One easy way is to let LTspice do the grunt work for you,

and here's the circuit list:

Version 4
SHEET 1 880 680
WIRE 320 -112 224 -112
WIRE 448 -112 384 -112
WIRE 272 -16 96 -16
WIRE 320 -16 272 -16
WIRE 448 -16 448 -112
WIRE 448 -16 384 -16
WIRE 448 16 448 -16
WIRE 96 128 96 -16
WIRE 448 128 448 96
WIRE 272 240 272 -16
WIRE 320 240 272 240
WIRE 448 240 448 192
WIRE 448 240 384 240
WIRE 96 336 96 208
WIRE 224 336 224 -112
WIRE 224 336 96 336
WIRE 320 336 224 336
WIRE 448 336 448 240
WIRE 448 336 384 336
WIRE 448 384 448 336
FLAG 448 384 0
SYMBOL voltage 96 112 R0
WINDOW 3 24 96 Invisible 2
WINDOW 123 0 0 Left 2
WINDOW 39 0 0 Left 2
SYMATTR InstName V1
SYMATTR Value SINE(0 707 60)
SYMBOL cap 432 128 R0
SYMATTR InstName C1
SYMATTR Value 3440µ
SYMBOL diode 320 -96 R270
WINDOW 0 32 32 VTop 2
WINDOW 3 0 32 VBottom 2
SYMATTR InstName D1
SYMATTR Value RFN5TF8S
SYMBOL res 432 0 R0
SYMATTR InstName R2
SYMATTR Value 1000
SYMBOL diode 320 0 R270
WINDOW 0 32 32 VTop 2
WINDOW 3 0 32 VBottom 2
SYMATTR InstName D2
SYMATTR Value RFN5TF8S
SYMBOL diode 384 256 M270
WINDOW 0 32 32 VTop 2
WINDOW 3 0 32 VBottom 2
SYMATTR InstName D3
SYMATTR Value RFN5TF8S
SYMBOL diode 384 352 M270
WINDOW 0 32 32 VTop 2
WINDOW 3 0 32 VBottom 2
SYMATTR InstName D4
SYMATTR Value RFN5TF8S
TEXT 414 408 Left 2 !.tran 180


Use 3 or more 150W halogen tubes in series as charging R's and ensure Cap charging current is not exceeded. This will give the fastest charging rate.

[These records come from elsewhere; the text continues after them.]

### libultrahdr_amd/csrc/api_internal.h

```cpp
#ifndef UHDR_HIP_API_INTERNAL_H
#define UHDR_HIP_API_INTERNAL_H

#pragma GCC visibility push(default)
#include "uhdr_hip.h"
#pragma GCC visibility pop

#include <cfloat>
#include <chrono>
#include <cmath>
#include <cstdarg>
#include <cstdio>
#include <cstring>
#include <atomic>
#include <functional>
#include <map>
#include <memory>
#include <string>
#include <thread>
#include <vector>
#include "exact_math.h"
#include "host_tables.h"
#include "uhdr_types.h"
#include "rccl_bind.h"

using namespace uhdr;

inline uhdr_error_info_t ok_status() {
  uhdr_error_info_t s;
  s.error_code = UHDR_CODEC_OK;
  s.has_detail = 0;
  s.detail[0] = 0;
  return s;
}
inline uhdr_error_info_t err_status(uhdr_codec_err_t code, const char* fmt, ...) {
  uhdr_error_info_t s;
  s.error_code = code;
  s.has_detail = 1;
  va_list ap;
  va_start(ap, fmt);
  vsnprintf(s.detail, sizeof s.detail, fmt, ap);
  va_end(ap);
  return s;
}
#define HIP_TRY(expr)                                                                      \
  do {                                                                                     \
    hipError_t e_ = (expr);                                                                \
    if (e_ != hipSuccess)                                                                  \
      return err_status(e_ == hipErrorOutOfMemory ? UHDR_CODEC_MEM_ERROR : UHDR_CODEC_ERROR, \
                        "HIP error '%s' at %s:%d", hipGetErrorString(e_), __FILE__, __LINE__); \
  } while (0)
#define UHDR_TRY(expr)                                 \
  do {                                                 \
    uhdr_error_info_t s_ = (expr);                     \
    if (s_.error_code != UHDR_CODEC_OK) return s_;     \
  } while (0)

struct DbgClock {
  bool on;
  std::chrono::steady_clock::time_point t0;
  DbgClock() : on(getenv("UHDR_HIP_CLOCK_DEBUG") != nullptr), t0(std::chrono::steady_clock::now()) {}
  void mark(const char* what) const {
    if (on) fprintf(stderr, "uhdr_hip:   [%7.1f us] %s\n", std::chrono::duration<double, std::micro>(std::chrono::steady_clock::now() - t0).count(), what);
  }
};

struct ProfEntry {
  hipEvent_t a, b;
  std::string family;
};

constexpr int kTableSlots = 4;

struct DeviceBuf {
  void* p = nullptr;
  size_t cap = 0;
};

struct uhdr_hip_ctx {
  int device = 0;
  hipStream_t own_stream = nullptr;
  hipStream_t stream = nullptr;
  float* d_srgb = nullptr;
  float* d_hlg_inv = nullptr;
  float* d_pq_inv = nullptr;
  float* d_hlg_oetf = nullptr;
  float* d_pq_oetf = nullptr;
  float* d_hlg_buckets = nullptr;
  float* d_pq_buckets = nullptr;
  float* d_hlg_buckets_pre = nullptr;
  float* d_pq_buckets_pre = nullptr;
  float* d_hlg_inv_ootf = nullptr;
  double* d_math = nullptr;
  float* h_tab[kTableSlots] = {};
  float* d_tab[kTableSlots] = {};
  size_t tab_cap[kTableSlots] = {};
  hipEvent_t tab_ev[kTableSlots] = {};
  std::string tab_key[kTableSlots];
  int tab_next = 0;
  DeviceBuf scratch[8];
  uhdr_hip_stats_t stats = {};
  bool huff_serial_ok = true;
  DeviceBuf huff_slots;
  bool huff_two_pass = false;
  bool huff_route_log = false;
  size_t huff_slots_refused = 0;
  DeviceBuf enc[3];
  uhdr_hip_ctx* aux = nullptr;
  struct AuxWorker* aux_worker = nullptr;
  DeviceBuf jpg[6];
  struct Resident {
    DeviceBuf buf;
    bool valid = false;
    uhdr_img_fmt_t fmt = UHDR_IMG_FMT_UNSPECIFIED;
    unsigned int w = 0, h = 0;
    const void* host[3] = {};
    unsigned int host_stride[3] = {};
    size_t off[3] = {};
    unsigned int dev_stride[3] = {};
    unsigned int prows[3] = {}, pcols[3] = {};
    bool host_unwritten = false;
    bool adopted = false;
    void* adopt_dst = nullptr;
    unsigned int adopt_stride = 0, adopt_w = 0, adopt_h = 0;
    bool adopt_expand = false;
  } resident[2];
  struct HuffHint { uint32_t sub_bits = 0, bits_per_block = 0; } huff_hint[16];
  struct HuffTabCache {
    bool valid = false, fast_ok = false;
    uint8_t key[4 * (17 + 256)] = {};
    DeviceBuf dev;
  } huff_tabs;
  struct PinArena {
    void* p = nullptr;
    size_t cap = 0, off = 0;
    hipEvent_t ev = nullptr;
    bool ev_pending = false;
  } pin;
  uint32_t* h_flags = nullptr;
  bool resident_on = false;
  bool resident_lazy = false;
  uhdr_error_info_t sticky = {};
  unsigned int resident_next = 0;
  struct PendingCopy {
    DeviceBuf buf;
    bool on = false;
    size_t off = 0, pitch = 0, dst_pitch = 0;
    unsigned int w = 0, h = 0, bps = 0;
    bool expand = false;
    void* dst = nullptr;
    DeviceBuf tmp;
  } pending;
  struct MallEntry { const void* p; uint64_t stamp; };
  std::vector<MallEntry> mall;
  uint64_t mall_clock = 0;
  DeviceBuf minmax;
  uint32_t* d_huff = nullptr;
  CoefSrc* d_coef_src = nullptr;
  unsigned int coef_src_next = 0;
  CoefSrc* coef_src_last_slot = nullptr;
  std::vector<uint8_t> coef_src_last;
  float* d_srgb8 = nullptr;
  StepTab srgb8_meta = {};
  float* d_lin10[5] = {};
  struct GainTab { float mn, mx; float* d; StepTab meta; };
  std::vector<GainTab> gain_tabs;
  void* comm = nullptr;
  int comm_rank = 0, comm_size = 0;
  bool comm_custom = false;
  uhdr_hip_comm_ops_t comm_ops = {};
  DeviceBuf exchange;
  DeviceBuf affine;
  float* d_srgb_of_byte = nullptr;
  float* h_mm = nullptr;
  bool defer_md = false;
  hipStream_t md_stream = nullptr;
  hipEvent_t md_ev = nullptr;
  std::function<void()> on_side_launched;
  bool side_job_posted = false;
  struct DeferredMd { bool valid = false, run = false; uhdr_hip_encode_cfg_t cfg; uhdr_color_transfer_t hdr_ct; int use_base_cg = 1; } deferred_md;
  hipEvent_t aux_ev = nullptr;
  hipEvent_t aux_ev2 = nullptr;
  bool prof = false;
  std::vector<ProfEntry> prof_entries;
};
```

The cold resistance will be 1/10 of hot.

If too much current for your powersupply reduce the bulb wattage.

3300mF 600V caps can handle 10Arms ripple current.

• Cap ripple current is equiv to filtering a 5000W at 500V so three 150 W halogen lamps in series is a simple solution that will be easy to charge up in a few seconds or less and not stress the bulbs too much unless you plan on doing this forever, then use more bulbs in series in fuseholders. They can easily handle heat.